Now, navigate to the folder where your data files are stored. WEKA installation comes up with many sample databases for you to experiment. These are available in the data folder of the WEKA installation.
出于学习目的,从此文件夹中选择任何数据文件。该文件的内容将加载到 WEKA 环境中。我们将很快学习如何检查和处理这些加载的数据。在此之前,让我们看看如何从 Web 加载数据文件。
For learning purpose, select any data file from this folder. The contents of the file would be loaded in the WEKA environment. We will very soon learn how to inspect and process this loaded data. Before that, let us look at how to load the data file from the Web.
Loading Data from Web
单击 Open URL … 按钮后,将看到一个窗口,如下所示:
Once you click on the Open URL … button, you can see a window as follows −

我们将从公共 URL 打开该文件 在弹出框中输入以下 URL −
We will open the file from a public URL Type the following URL in the popup box −
链接: [https://storm.cis.fordham.edu/ gweiss/data-mining/weka-data/weather.nominal.arff[https://storm.cis.fordham.edu/ gweiss/data-mining/weka-data/weather.nominal.arff]
你还可以指定存储数据的任何其他 URL。 Explorer 会将数据从远程站点加载到其环境中。

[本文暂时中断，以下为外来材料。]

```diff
@@ -185,6 +189,8 @@
   else if (k == "neck_launches") *value = h->n_neck_launches;
   else if (k == "trajectory_ticket") *value = h->traj_serial;
   else if (k == "lane_calls") *value = h->n_lane_calls;
+  else if (k == "cadd_reformat_launches") *value = h->n_cadd_reformat;
+  else if (k == "enc_fused_launches") *value = h->n_enc_fused;
   else if (k == "lane_probe_retries") *value = h->n_lane_probe_retries;
   else if (k == "lane_overlap") *value = h->lane_overlap_seen;
   else if (k == "cond_split_ok") *value = (h->fpn_committed && h->fpn_split_ok ? 1 : 0) | (h->neck_committed && h->neck_split_ok ? 2 : 0);
@@ -676,6 +682,11 @@
   if (!depth || !latent || B <= 0 || H <= 0 || W <= 0) return h->fail(DD_ERR_INVALID_ARG, "dd_encode: null pointer or non-positive size");
   DD_HIP(hipSetDevice(h->device));
   const int lh = (H - 1) / 2 + 1, lw = (W - 1) / 2 + 1;
+  if (h->enc_fused) {
+    DD_HIP(launch_encode(h->codec, depth, nullptr, latent, B, H, W, reinterpret_cast<hipStream_t>(stream)));
+    h->n_enc_fused++;
+    return DD_OK;
+  }
   int rc = ensure_codec_tmp(h, (size_t)B * lh * lw * LATENT_C * 4);
   if (rc) return rc;
   DD_HIP(launch_encode(h->codec, depth, h->codec_tmp.as<float>(), latent, B, H, W, reinterpret_cast<hipStream_t>(stream)));
diff --git a/diffusiondepth_amd/csrc/dd_api_internal.h b/diffusiondepth_amd/csrc/dd_api_internal.h
--- a/diffusiondepth_amd/csrc/dd_api_internal.h
+++ b/diffusiondepth_amd/csrc/dd_api_internal.h
@@ -128,6 +128,7 @@
   DevBuf ccond_raw;
   DevBuf ccond_scale;
   DevBuf y3_scale;
+  bool cadd_fused = false;
   bool wide = false, c1 = false, p4 = false;
   DevBuf stats;
   DevBuf c1c2;
@@ -222,6 +223,8 @@
   int one_buffer = 1;
   int thin_stream = 1;
   int f16r_wide = 1;
+  int enc_fused = 1;
+  int cadd_fused = 1;
   int f16r_c1 = 1;
   int f16r_p4 = 0;
   bool split_ok = true;
@@ -234,6 +237,7 @@
   int64_t n_lane_probe_retries = 0, lane_overlap_seen = -1;
   hipEvent_t lane_fork = nullptr, lane_done[MAX_LANES] = {nullptr, nullptr, nullptr, nullptr};
   int64_t n_lane_calls = 0;
+  int64_t n_cadd_reformat = 0, n_enc_fused = 0;
   int active_lanes = 1;
   bool adjoint_tiled = true;
   int64_t traj_serial = 0, use_traj = 0, weights_serial = 0, n_traj_reuse = 0;
diff --git a/diffusiondepth_amd/csrc/dd_api_plans.cpp b/diffusiondepth_amd/csrc/dd_api_plans.cpp
--- a/diffusiondepth_amd/csrc/dd_api_plans.cpp
+++ b/diffusiondepth_amd/csrc/dd_api_plans.cpp
@@ -161,7 +161,8 @@
     DD_HIP(pl->ccond.alloc((size_t)key.B * ((key.h + th - 1) / th) * ((key.w + 31) / 32) * th * 32 * HID_C * 4));
     if (pl->ek == EK_F16R) {
       pl->wide = h->f16r_wide != 0; pl->c1 = h->f16r_c1 != 0; pl->p4 = h->f16r_p4 != 0;
-      DD_HIP(pl->ccond_raw.alloc((size_t)key.B * ((key.h + 7) / 8) * ((key.w + 31) / 32) * 8 * 32 * HID_C * 4));
+      pl->cadd_fused = pl->wide && h->cadd_fused && th == 8;
+      if (!pl->cadd_fused) DD_HIP(pl->ccond_raw.alloc((size_t)key.B * ((key.h + 7) / 8) * ((key.w + 31) / 32) * 8 * 32 * HID_C * 4));
       if (pl->wide) DD_HIP(pl->ccond_scale.alloc((size_t)key.B * ((key.h + th - 1) / th) * ((key.w + 31) / 32) * 4 * 2 * (th / 4) * 4));
     }
   }
@@ -340,8 +341,11 @@
   if (pl->ek == EK_F16R) {
     p.in = nchw ? static_cast<const void*>(nchw) : pl->cond_ptr(); p.wpack = h->L[2].wpack2[WIMG_SPLIT].p; p.bias = h->zero_bias.as<float>();
     p.out = pl->ccond_raw.p;
+    if (pl->cadd_fused) { p.out = pl->ccond.p; p.out_scale = pl->ccond_scale.as<float>(); }
     DD_TRY(launch_conv(h, nchw ? CONV3C_NCHW : KID_CONV3C, EK_F16S, p, s));
+    if (pl->cadd_fused) return DD_OK;
     DD_HIP(launch_cadd_reformat(pl->ccond_raw.as<float>(), pl->ccond.p, pl->ccond_scale.as<float>(), k.B, k.h, k.w, plan_big_tiles(h, k) ? 1 : 0, pl->wide ? 2 : 1, s));
+    h->n_cadd_reformat++;
     return DD_OK;
   }
   p.in = pl->cond_ptr(); p.wpack = h->L[2].wpack2[wimg_slot(thin_kind(pl->ek))].p; p.bias = h->zero_bias.as<float>(); p.out = pl->ccond.p;
@@ -385,8 +389,11 @@
     p.in = pl->sa.p; p.wpack = h->LB.wpack2[WIMG_SPLIT].p; p.bias = h->LB.bias.as<float>(); p.out = pl->sf.p;
     DD_TRY(launch_conv(h, KID_SWIN_CONVB, EK_F16S, p, s));
     p.in = pl->sf.p; p.wpack = h->L[2].wpack2[WIMG_SPLIT].p; p.bias = h->zero_bias.as<float>(); p.out = pl->ccond_raw.p;
+    if (pl->cadd_fused) { p.out = pl->ccond.p; p.out_scale = pl->ccond_scale.as<float>(); }
     DD_TRY(launch_conv(h, KID_CONV3C, EK_F16S, p, s));
+    if (pl->cadd_fused) return DD_OK;
     DD_HIP(launch_cadd_reformat(pl->ccond_raw.as<float>(), pl->ccond.p, pl->ccond_scale.as<float>(), k.B, k.h, k.w, plan_big_tiles(h, k) ? 1 : 0, pl->wide ? 2 : 1, s));
+    h->n_cadd_reformat++;
     return DD_OK;
   }
   const int tk = thin_kind(pl->ek);
diff --git a/diffusiondepth_amd/csrc/dd_elem.h b/diffusiondepth_amd/csrc/dd_elem.h
--- a/diffusiondepth_amd/csrc/dd_elem.h
+++ b/diffusiondepth_amd/csrc/dd_elem.h
@@ -2,6 +2,9 @@
 #include "dd_kernels.h"
 #ifndef DD_NO_PK_F32
 #define DD_NO_PK_F32 1
+#endif
+#ifndef DD_MIX16
+#define DD_MIX16 0
 #endif
 
 namespace dd {
@@ -76,6 +79,21 @@
   uint32_t o[4];
 #pragma unroll
   for (int i = 0; i < 4; ++i) {
+#if DD_MIX16
+    if constexpr (INK == EK_F16 && EK == EK_F16) {
+      const f16x2_t yh = __builtin_bit_cast(f16x2_t, w[i]);
+      f16x2_t r;
+      r.x = (_Float16)__builtin_fmaf(ta[2 * i], (float)yh.x, tb[2 * i]);
+      r.y = (_Float16)__builtin_fmaf(ta[2 * i + 1], (float)yh.y, tb[2 * i + 1]);
+      uint32_t rw = __builtin_bit_cast(uint32_t, r);
+#ifndef DD_HOST_EMULATION
+      asm("" : "+v"(rw));
+#endif
+      const i16x2_t zero = {0, 0};
+      o[i] = __builtin_bit_cast(uint32_t, __builtin_elementwise_max(__builtin_bit_cast(i16x2_t, rw), zero));
+      continue;
+    }
+#endif
     f32x2_t y;
     if constexpr (INK == EK_BF16) { y.x = __builtin_bit_cast(float, w[i] << 16); y.y = __builtin_bit_cast(float, w[i] & 0xFFFF0000u); }
     else { y.x = f16_to_f32(w[i] & 0xFFFFu); y.y = f16_to_f32(w[i] >> 16); }
diff --git a/diffusiondepth_amd/csrc/dd_igemm2.hip b/diffusiondepth_amd/csrc/dd_igemm2.hip
--- a/diffusiondepth_amd/csrc/dd_igemm2.hip
+++ b/diffusiondepth_amd/csrc/dd_igemm2.hip
@@ -686,6 +686,33 @@
       }
       continue;
     }
+    if constexpr (C::LAYER == KID_CONV3C && C::SPLIT) {
+      if (p.out_scale != nullptr) {
+        auto nmax = [](float a, float b) { return (b > a || b != b) ? b : a; };
+#pragma unroll
+        for (int n = 0; n < C::WN; ++n) {
+          float mx = 0.f;
+#pragma unroll
+          for (int q = 0; q < 4; ++q) {
+            float v[4];
+            value_of(n, q, v);
+            mx = nmax(mx, nmax(nmax(fabsf(v[0]), fabsf(v[1])), nmax(fabsf(v[2]), fabsf(v[3]))));
+#pragma unroll
+            for (int i = 0; i < 4; ++i) acc[n][m][q * 4 + i] = v[i];
+          }
+#pragma unroll
+          for (int off = 32; off >= 1; off >>= 1) mx = nmax(mx, __shfl_xor(mx, off, 64));
+          const float inv = mx > 0.f ? 1.f / mx : 0.f;
+          const size_t blk = (((size_t)e_tile * C::WAVES + wave) * C::WN + n) * C::WM + m;
+          if (lane == 0) p.out_scale[blk] = mx * (1.f / Q15_ONE);
+#pragma unroll
+          for (int q = 0; q < 4; ++q)
+            reinterpret_cast<uint2*>(p.out)[blk * 256 + q * 64 + lane] =
+                make_uint2(DD_CVT_PKNORM_I16(acc[n][m][q * 4 + 0] * inv, acc[n][m][q * 4 + 1] * inv), DD_CVT_PKNORM_I16(acc[n][m][q * 4 + 2] * inv, acc[n][m][q * 4 + 3] * inv));
+        }
+        continue;
+      }
+    }
 #pragma unroll
     for (int n = 0; n < C::WN; ++n) {
       uint2 pk[4];
diff --git a/diffusiondepth_amd/csrc/dd_misc.hip b/diffusiondepth_amd/csrc/dd_misc.hip
--- a/diffusiondepth_amd/csrc/dd_misc.hip
+++ b/diffusiondepth_amd/csrc/dd_misc.hip
@@ -780,9 +780,83 @@
   }
 }
 
+constexpr int ET_H = 8, ET_W = 32;
+constexpr int ER_H = ET_H + 2, ER_W = ET_W + 2, ER_P = ER_W + 1;
+__global__ void __launch_bounds__(256) enc_fused_kernel(const float* __restrict__ depth, const float* __restrict__ w0, const float* __restrict__ b0,
+                                                        const float* __restrict__ w1t, const float* __restrict__ b1, float* __restrict__ latent,
+                                                        int H, int W, int h, int w) {
+  static_assert(ET_H * ET_W == 256, "one latent pixel per thread");
+  __shared__ float s_mid[LATENT_C][ER_H][ER_P];
+  const int b = blockIdx.z;
+  const int Y0 = blockIdx.y * ET_H, X0 = blockIdx.x * ET_W;
+  const int tid = threadIdx.x;
+  const float* d = depth + (size_t)b * H * W;
+  for (int i = tid; i < ER_H * ER_W; i += 256) {
+    const int r = i / ER_W, c = i - r * ER_W;
+    const int oy = Y0 - 1 + r, ox = X0 - 1 + c;
+    if (oy >= 0 && oy < h && ox >= 0 && ox < w) {
+      float in[9];
+#pragma unroll
+      for (int ky = 0; ky < 3; ++ky)
+#pragma unroll
+        for (int kx = 0; kx < 3; ++kx) {
+          const int iy = 2 * oy - 1 + ky, ix = 2 * ox - 1 + kx;
+          in[ky * 3 + kx] = (iy >= 0 && iy < H && ix >= 0 && ix < W) ? d[(size_t)iy * W + ix] : 0.f;
+        }
+#pragma unroll
+      for (int ch = 0; ch < LATENT_C; ++ch) {
+        float a = b0[ch];
+#pragma unroll
+        for (int k = 0; k < 9; ++k) a = fmaf(w0[ch * 9 + k], in[k], a);
+        s_mid[ch][r][c] = a >= 0.f ? a : 0.2f * a;
+      }
+    } else {
+#pragma unroll
+      for (int ch = 0; ch < LATENT_C; ++ch) s_mid[ch][r][c] = 0.f;
+    }
+  }
+  __syncthreads();
+  const int ty = tid >> 5, tx = tid & 31;
+  const int oy = Y0 + ty, ox = X0 + tx;
+  f32x2_t acc[LATENT_C / 2];
+#pragma unroll
+  for (int c = 0; c < LATENT_C / 2; ++c) acc[c] = (f32x2_t){b1[2 * c], b1[2 * c + 1]};
+#pragma unroll 1
+  for (int tap = 0; tap < 9; ++tap) {
+    const int ky = tap / 3, kx = tap - ky * 3;
+    float in[LATENT_C];
+#pragma unroll
+    for (int ci = 0; ci < LATENT_C; ++ci) in[ci] = s_mid[ci][ty + ky][tx + kx];
+    const float* wt = w1t + (size_t)tap * LATENT_C * LATENT_C;
+#pragma unroll
+    for (int q = 0; q < LATENT_C / 4; ++q) {
+#pragma unroll
+      for (int j = 0; j < 4; ++j) {
+        const int ci = 4 * q + j;
+        const f32x2_t* row = reinterpret_cast<const f32x2_t*>(wt + ci * LATENT_C);
+        const f32x2_t a = (f32x2_t){in[ci], in[ci]};
+#pragma unroll
+        for (int co = 0; co < LATENT_C / 2; ++co) acc[co] = __builtin_elementwise_fma(row[co], a, acc[co]);
+      }
+      DD_SCHED_FENCE();
+    }
+  }
+  if (oy < h && ox < w) {
+    const long long HW = (long long)h * w;
+    const long long p = (long long)oy * w + ox;
+#pragma unroll
+    for (int c = 0; c < LATENT_C; ++c) latent[((size_t)b * LATENT_C + c) * HW + p] = tanhf(acc[c >> 1][c & 1]);
+  }
+}
+
 hipError_t launch_encode(const CodecWeights& cw, const float* depth, float* tmp_nhwc, float* latent_nchw,
                          int B, int H, int W, hipStream_t s) {
   const int h = (H - 1) / 2 + 1, w = (W - 1) / 2 + 1;
+  if (tmp_nhwc == nullptr) {
+    dim3 grid((unsigned)((w + ET_W - 1) / ET_W), (unsigned)((h + ET_H - 1) / ET_H), (unsigned)B);
+    hipLaunchKernelGGL(enc_fused_kernel, grid, dim3(256), 0, s, depth, cw.enc_w0, cw.enc_b0, cw.enc_w1t, cw.enc_b1, latent_nchw, H, W, h, w);
+    return hipGetLastError();
+  }
   dim3 grid((unsigned)(((long long)h * w + 255) / 256), (unsigned)B);
   hipLaunchKernelGGL(enc0_kernel, grid, dim3(256), 0, s, depth, cw.enc_w0, cw.enc_b0, tmp_nhwc, H, W, h, w);
   hipLaunchKernelGGL(enc1_kernel, grid, dim3(256), 0, s, tmp_nhwc, cw.enc_w1t, cw.enc_b1, latent_nchw, h, w);
```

You may specify any other URL where your data is stored. The Explorer will load the data from the remote site into its environment.
Loading Data from DB
一旦你点击了 Open DB … 按钮,你就可以看到如下窗口 −
Once you click on the Open DB … button, you can see a window as follows −

设置数据库的连接字符串,设置用于选择数据的查询,处理查询并在 WEKA 中加载已选记录。
Set the connection string to your database, set up the query for data selection, process the query and load the selected records in WEKA.